A próxima rodada de conversações estava inicialmente prevista para domingo (1°), também em Abu Dhabi, mas Zelensky indicou que a data e o local podem ser alterados. O presidente afirmou desconhecer quando exatamente ocorrerá o próximo encontro.
De acordo com reportagem do “Financial Times”, o governo Trump sinalizou que as garantias de segurança dos Estados Unidos para a Ucrânia no período pós-guerra dependeriam da concordância de Kiev em ceder à Rússia a soberania sobre a região de Donbas. O jornal britânico também informou que Washington poderia oferecer mais armamentos para fortalecer o exército ucraniano após o conflito caso Zelensky aceitasse retirar suas forças dos territórios de Donetsk e Luhansk que ainda controla.
No domingo (25/01), o presidente ucraniano declarou que um documento contendo as garantias de segurança que os Estados Unidos forneceriam à Ucrânia após o término da guerra estava “100% pronto”, aguardando apenas a definição de data e local para assinatura.
Zelensky manifestou impossibilidade de encontrar-se com Putin em Moscou, afirmando que os acordos finais sobre o plano de paz só poderiam ser alcançados em uma reunião entre os líderes.

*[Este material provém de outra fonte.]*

# CHAINNEVERLIU/Pytorch-RL-EnhancedStableBaselines

Hardware: AMD Instinct MI355X
Metric: env-steps/sec (SAC, two-series CSTR, 4096 vec-envs) at 1/2/4/8 GPUs (higher is better)
Workload: dtype f32; 1 GPU; SAC MlpPolicy class defaults on 4096 vectorised two-series CSTR envs per GPU (obs 4/act 2, euler, batch 256, ring 244x4096, 1 gradient step per vec-step; hipGraph replay, 8 iterations per graph); n_envs_per_gpu=4096, global_batch=256, parallelism=dp1, hip_graph=True, hip_graph_requested=True, graph_unroll=8, blas=rocblas, n_updates=2370

## Files before the change

include/cstr_rl_hip.h:

```cpp
#ifndef CSTR_RL_HIP_H
#define CSTR_RL_HIP_H

#include <stdint.h>

#ifdef __cplusplus
extern "C" {
#endif

#define CSTR_ABI_VERSION 5

#define CSTR_OK 0
#define CSTR_E_BADARG (-1)
#define CSTR_E_UNSUPPORTED (-2)

#define CSTR_INTEGRATOR_EULER 0
#define CSTR_INTEGRATOR_RK4 1

typedef void *cstr_stream_t;

typedef struct cstr_coef {
    float q_v1, q_v2, cf, tf, tcf, k0, neg_e, r_gas, hk, rho_cp, cool1, cool2, neg_ua1, neg_ua2, rho_c, c_pc, dt;
    float s_lo[4], s_hi[4], s_span[4];
    float a_lo[2], a_hi[2], a_span[2];
    float target_c2, conc_span;
// ... 327 lines not shown
                         const cstr_sac_head_fin_t *fin, int tiles, cstr_stream_t stream);

typedef struct cstr_chain_root {
    int32_t mode, batch;
    float gamma, scale;
    const float *q_part[4];
    const float *b3[4];
    int32_t n_parts, reserved;
    const float *next_logp, *rew, *done;
    const float *ent_coef;
    const float *logp;
    float *target_out;
    float *q_out;
    float *gq_out;
    float *loss_out, *loss_sum;
    cstr_alpha_part_t alpha;
    uint64_t *rng_ctl;
    uint64_t rng_advance;
    int64_t *adam_advance[2];
    double adam_beta1[2], adam_beta2[2];
} cstr_chain_root_t;
int cstr_q_chain_bwd_f32(const cstr_chain_net_t *nets, int n_nets, const cstr_chain_root_t *root, int w_in, int obs_dim, int h1, int h2,
                         float *dz2, float *dz1, float *gact_part, int tiles, cstr_stream_t stream);

int cstr_chain_sum_parts_f32(const float *part, int n_parts, int64_t rows, int cols, float *out, int64_t out_stride, cstr_stream_t stream);

int cstr_sac_actor_chain_bwd_f32(const cstr_sac_actor_t *actor, const float *gact_part, int n_nets, int n_parts, const float *ent_coef,
                                 const float *x_pi, const float *params, const float *eps, const float *a_h1, const float *a_h2,
                                 float *g_params, float *dz2, float *dz1, int64_t batch, int kind, int tiles, cstr_stream_t stream);

#define CSTR_BCQ_MAX_LATENT 256
#define CSTR_BCQ_MAX_ACT 64
#define CSTR_BCQ_MAX_SAMPLES 4096
#define CSTR_BCQ_MAX_ROWS 16777216
int cstr_bcq_latent_fwd_f32(const float *params, int64_t ldp, const float *obs, int64_t ldo, const float *eps_in, uint64_t *rng_ctl,
                            float *xdec, int64_t ldx, float *std_out, float *eps_out, int64_t batch, int obs_dim, int latent,
                            cstr_stream_t stream);
int cstr_bcq_vae_loss_f32(const float *recon, int64_t ldr, const float *act, int64_t lda, const float *params, int64_t ldp,
                          const float *std, int64_t batch, int act_dim, int latent, float *g_recon, float *g_mean, float *g_std,
                          float *loss_out, float *loss_sum, cstr_stream_t stream);
int cstr_bcq_latent_bwd_f32(const float *g_z, int64_t ldg, const float *g_mean_kl, const float *g_std_kl, const float *params, int64_t ldp,
                            const float *std, const float *eps, float *g_params, int64_t batch, int latent, cstr_stream_t stream);
int cstr_bcq_expand_f32(const float *state, int64_t lds, int64_t n_states, int samples, int obs_dim, int latent, const float *noise,
                        uint64_t *rng_ctl, float clip, float *xdec, int64_t ldx, float *xa, int64_t lda, float *xb, int64_t ldb,
                        cstr_stream_t stream);
int cstr_bcq_perturb_fwd_f32(const float *a_vae, int64_t lda, const float *p, int64_t ldp, float max_perturbation, float *out, int64_t ldo,
// ... 141 lines not shown
```

pytorch-rl-enhancedstablebaselines_amd/core/_native.py:

```python
import ctypes as C
import os
from typing import Optional

_PKG_ROOT = os.path.dirname(os.path.dirname(os.path.abspath(__file__)))
LIB_PATH = os.environ.get("CSTR_LIB_PATH", os.path.join(_PKG_ROOT, "libcstr_rl_hip.so"))

INTEGRATORS = {"euler": 0, "rk4": 1}
RING_CTL_WORDS, ADAM_CTL_WORDS, MT_STATE_WORDS, PCG_STATE_WORDS, MAX_SAMPLE_BATCH = 4, 4, 628, 4, 16384
MAX_NOISE_PERIOD = 8
VECNORM_STATE_WORDS = 20
RNG_CTL_WORDS, MAX_HEAD_ACT, MAX_LINEAR_SETS, MAX_ADAM_SEGS = 16, 4, 16, 4
MAX_ENS_CRITICS = 16
SDE_MAX_LATENT, SDE_MAX_MATS = 4096, 65537
BCQ_MAX_LATENT, BCQ_MAX_ACT, BCQ_MAX_SAMPLES, BCQ_MAX_ROWS = 256, 64, 4096, 1 << 24
ROLLOUT_CTL_WORDS, PPO_WS_WORDS, PPO_MAX_BLOCKS, PPO_MAX_ROWS = 4, 1024, 64, 1 << 30
DQN_MAX_LEVELS = 16
HER_STRATEGIES = {"future": 0, "final": 1, "episode": 2}
HER_MAX_BATCH, HER_MAX_ROWS, HER_MAX_ENVS, HER_GOAL_TAG = 1024, 8192, 1 << 24, 0x90A17A67

SYMBOLS = (
    "cstr_abi_version", "cstr_error_string", "cstr_default_coef", "cstr_vec_step_f32", "cstr_reset_draw_f32",
    "cstr_replay_add_f32", "cstr_collect_step_f32", "cstr_collect_step_rng_f32", "cstr_mt19937_seed", "cstr_mt19937_normal_f32", "cstr_mt19937_normal_f64", "cstr_replay_sample_mt19937_f32", "cstr_replay_sample_packed_mt19937_f32", "cstr_replay_gather_packed_f32", "cstr_rollout_step_f32", "cstr_linear_act_fwd_gather_f32",
    "cstr_adam_multi_f32", "cstr_gaussian_head_fwd_f32", "cstr_gaussian_head_gemm_fwd_f32", "cstr_gaussian_head_bwd_f32", "cstr_gaussian_head_bwd_input_f32", "cstr_linear_act_fwd_f32", "cstr_linear_act_fwd_sets_f32", "cstr_linear_bwd_input_f32", "cstr_linear_bwd_weight_f32", "cstr_linear_bwd_weight_sets_f32", "cstr_td_twin_q_loss_f32", "cstr_policy_rows_fwd_f32", "cstr_policy_swizzle_f32", "cstr_target_smooth_f32", "cstr_linear_smooth_fwd_f32", "cstr_hidden_head_fwd_f32", "cstr_hidden_head_bwd_f32", "cstr_hidden_head_bwd_root_f32", "cstr_vecnorm_init_f64", "cstr_vecnorm_step_f64", "cstr_vecnorm_apply_f32",
    "cstr_td_target_min_f32", "cstr_polyak_f32", "cstr_adam_f32", "cstr_bias_act_fwd_f32", "cstr_bias_act_bwd_f32", "cstr_bias_act_bwd_rows_f32",
    "cstr_squashed_gaussian_fwd_f32", "cstr_squashed_gaussian_bwd_f32", "cstr_sac_alpha_f32", "cstr_twin_q_loss_f32",
    "cstr_sac_actor_loss_f32", "cstr_neg_mean_loss_f32", "cstr_td_ens_q_loss_f32", "cstr_sac_actor_ens_loss_f32",
    "cstr_sac_actor_chain_fwd_f32", "cstr_q_chain_fwd_f32", "cstr_q_chain_bwd_f32", "cstr_sac_actor_chain_bwd_f32",
    "cstr_linear_bwd_weight_adam_sets_f32", "cstr_wgrad_adam_lean", "cstr_wgrad_adam_tile_body", "cstr_chain_sum_parts_f32",
    "cstr_sde_draw_f32", "cstr_sde_head_fwd_f32", "cstr_sde_head_bwd_f32", "cstr_sde_param_grad_f32",
    "cstr_bcq_latent_fwd_f32", "cstr_bcq_vae_loss_f32", "cstr_bcq_latent_bwd_f32", "cstr_bcq_expand_f32", "cstr_bcq_perturb_fwd_f32",
    "cstr_bcq_perturb_bwd_f32", "cstr_bcq_target_f32", "cstr_bcq_select_f32",
    "cstr_diag_gaussian_act_f32", "cstr_rollout_add_f32", "cstr_gae_f32", "cstr_ppo_gather_f32", "cstr_ppo_loss_f32", "cstr_grad_clip_f32",
    "cstr_a2c_loss_f32", "cstr_rmsprop_f32",
    "cstr_mt19937_rand_flag_f64", "cstr_dqn_act_f32", "cstr_dqn_loss_f32",
    "cstr_eval_episodes_f32",
    "cstr_categorical_act_f32", "cstr_categorical_loss_f32",
    "cstr_goal_vec_step_f32", "cstr_her_add_f32", "cstr_her_sample_f32",
)


class Coef(C.Structure):
    _fields_ = [(n, C.c_float) for n in (
        "q_v1", "q_v2", "cf", "tf", "tcf", "k0", "neg_e", "r_gas", "hk", "rho_cp", "cool1", "cool2", "neg_ua1",
        "neg_ua2", "rho_c", "c_pc", "dt")] + [
        ("s_lo", C.c_float * 4), ("s_hi", C.c_float * 4), ("s_span", C.c_float * 4),
        ("a_lo", C.c_float * 2), ("a_hi", C.c_float * 2), ("a_span", C.c_float * 2),
        ("target_c2", C.c_float), ("conc_span", C.c_float), ("max_steps", C.c_int32)]


class Ring(C.Structure):
    _fields_ = [(n, C.c_void_p) for n in ("obs", "next_obs", "act", "rew", "done", "timeout")] + [
# ... 165 lines not shown
```

pytorch-rl-enhancedstablebaselines_amd/core/common/hip_ops.py:

```python
import ctypes as C
from typing import Optional

import torch as th

from core import _native as nv
from core._native import INTEGRATORS, check, ptr, stream_ptr


def _chk(t: th.Tensor, name: str, shape, dtype) -> th.Tensor:
    if not isinstance(t, th.Tensor):
        raise TypeError(f"{name}: expected a torch.Tensor, got {type(t)}")
    if not t.is_cuda:
        raise ValueError(f"{name}: must live in HBM (device tensor); got device {t.device}. No CPU fallback exists.")
    if t.device.index != th.cuda.current_device():
        raise ValueError(f"{name}: lives on {t.device}, the current device is cuda:{th.cuda.current_device()}")
    if t.dtype != dtype:
        raise ValueError(f"{name}: dtype {t.dtype}, expected {dtype}")
    if tuple(t.shape) != tuple(shape):
        raise ValueError(f"{name}: shape {tuple(t.shape)}, expected {tuple(shape)}")
    if not t.is_contiguous():
        raise ValueError(f"{name}: must be contiguous")
    return t


# ... 1231 lines not shown
               rng_advance=None, adam_advance=()) -> "nv.ChainRoot":
    part = nv.AlphaPart()
    if alpha is not None:
        part = nv.AlphaPart(alpha["log_alpha"].data_ptr(), alpha["logp_pi"].data_ptr(), float(alpha["target_entropy"]), alpha["grad_out"].data_ptr(),
                            alpha["ent_coef_out"].data_ptr(), *(_dp(alpha.get(k)) for k in ("loss_out", "loss_sum", "ent_coef_sum")))
    qp, bb = (C.c_void_p * 4)(), (C.c_void_p * 4)()
    for i, (q, b) in enumerate(zip(q_parts, b3s)):
        qp[i], bb[i] = q.data_ptr(), b.data_ptr()
    rc_ptr, adv = (None, 0) if rng_advance is None else (rng_advance[0].data_ptr(), int(rng_advance[1]))
    actl, ab1, ab2 = (C.c_void_p * 2)(), (C.c_double * 2)(), (C.c_double * 2)()
    for i, opt in enumerate(adam_advance):
        actl[i], (ab1[i], ab2[i]) = opt.ctl.data_ptr(), opt.param_groups[0]["betas"]
    return nv.ChainRoot({"td": 1, "sac_actor": 2, "neg_mean": 3}[mode], batch, float(gamma), float(scale), qp, bb, n_parts, 0, _dp(next_logp), _dp(rew),
                        _dp(done), None if alpha is not None else _dp(ent_coef), _dp(logp), _dp(target_out), _dp(q_out), _dp(gq_out), _dp(loss_out),
                        _dp(loss_sum), part, rc_ptr, adv, actl, ab1, ab2)


def q_chain_bwd(nets, root: "nv.ChainRoot", w_in: int, obs_dim: int, h1: int, h2: int, tiles: int, dz2=None, dz1=None, gact_part=None):
    arr = (nv.ChainNet * len(nets))(*nets)
    check(nv.lib().cstr_q_chain_bwd_f32(arr, C.c_int(len(nets)), C.byref(root), C.c_int(w_in), C.c_int(obs_dim), C.c_int(h1), C.c_int(h2), ptr(dz2),
                                        ptr(dz1), ptr(gact_part), C.c_int(tiles), stream_ptr()), "cstr_q_chain_bwd_f32")


def sac_actor_chain_bwd(actor: "nv.SacActorNet", gact_part, n_nets: int, n_parts: int, ent_coef, x_pi, params, eps, a_h1, a_h2, g_params, dz2, dz1,
                        batch: int, tiles: int, kind: int = 0):
    hn = actor.act_dim if kind == nv.CHAIN_HEAD_DETERMINISTIC else 2 * actor.act_dim
    _chk(gact_part, "gact_part", (n_nets, n_parts, batch, actor.act_dim), th.float32)
    _chk(g_params, "g_params", (batch, hn), th.float32), _chk(dz2, "dz2", (batch, actor.h2), th.float32)
    _chk(dz1, "dz1", (batch, actor.h1), th.float32)
    check(nv.lib().cstr_sac_actor_chain_bwd_f32(C.byref(actor), ptr(gact_part), C.c_int(n_nets), C.c_int(n_parts), ptr(ent_coef), ptr(x_pi), ptr(params),
                                                ptr(eps), ptr(a_h1), ptr(a_h2), ptr(g_params), ptr(dz2), ptr(dz1), C.c_int64(batch), C.c_int(kind),
                                                C.c_int(tiles), stream_ptr()), "cstr_sac_actor_chain_bwd_f32")


def chain_sum_parts(part, out):
    rows, cols = out.shape
    n_parts = part.numel() // (rows * cols)
    if part.numel() != n_parts * rows * cols or _f32c(part, "part") is None:
        raise ValueError("part: needs [n_parts, rows, cols]")
    if not (out.is_cuda and out.dtype == th.float32 and out.stride(1) == 1):
        raise ValueError("out: needs a float32 device matrix with unit inner stride")
    check(nv.lib().cstr_chain_sum_parts_f32(ptr(part), C.c_int(n_parts), C.c_int64(rows), C.c_int(cols), ptr(out), C.c_int64(out.stride(0)), stream_ptr()),
          "cstr_chain_sum_parts_f32")


PPO_SCALARS = ("policy_gradient_loss", "value_loss", "entropy_loss", "loss", "approx_kl", "clip_fraction")
# ... 313 lines not shown
```

pytorch-rl-enhancedstablebaselines_amd/csrc/cstr_chain.hip:

```cpp
#include <hip/hip_runtime.h>
#include <stdint.h>

#include "../../include/cstr_rl_hip.h"
#include "cstr_device.h"
#include "cstr_rng_device.h"

namespace {

using f32x4 = __attribute__((ext_vector_type(4))) float;
typedef unsigned int u32x4 __attribute__((ext_vector_type(4)));
constexpr int BUF_OOB = 0x40000000;
constexpr int CH_THREADS = 256, CH_WAVES = 4;
constexpr float LOG_STD_MIN = -20.0f, LOG_STD_MAX = 2.0f;
constexpr int MAX_A = CSTR_MAX_HEAD_ACT;

constexpr int SM_PART = 0;
constexpr int SM_RED = SM_PART + 3 * 64 * 4;
constexpr int SM_XS = SM_RED + 4 * 16 * 8;
constexpr int SM_GS = SM_XS + 16 * 16;
constexpr int SM_PANEL = SM_GS + 16 * 8;
static size_t chain_lds_bytes(int k, int w1_pad) { return (size_t)(SM_PANEL + 16 * (k + 4) + w1_pad * k) * sizeof(float); }
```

O presidente ucraniano disse estar preparado para qualquer formato de cúpula, exceto em Moscou ou na Bielorrússia, chegando a convidar o líder russo: “Estou convidando-o (Putin) publicamente (para Kiev) se ele se atrever, é claro”.
A publicação do “Financial Times” ocorreu após Estados Unidos, Ucrânia e Rússia realizarem as primeiras reuniões trilaterais para discutir o fim da guerra. Estas conversações aconteceram depois de um 2025 marcado por negociações ineficazes e pela promessa do presidente norte-americano, Donald Trump, de que encerraria o conflito em 24 horas quando retornasse à Casa Branca.
Zelensky classificou como “construtivas” as primeiras reuniões trilaterais entre Ucrânia, Rússia e Estados Unidos. Os Emirados também classificaram as conversas como “construtivas”, enquanto a Rússia descreveu o encontro como “um começo construtivo” e indicou que as negociações continuariam durante esta semana. A porta-voz da Casa Branca, Karoline Leavitt, afirmou na segunda-feira que Trump continua engajado pela paz na guerra da Ucrânia e chamou de “históricas” as reuniões ocorridas no último fim de semana nos Emirados.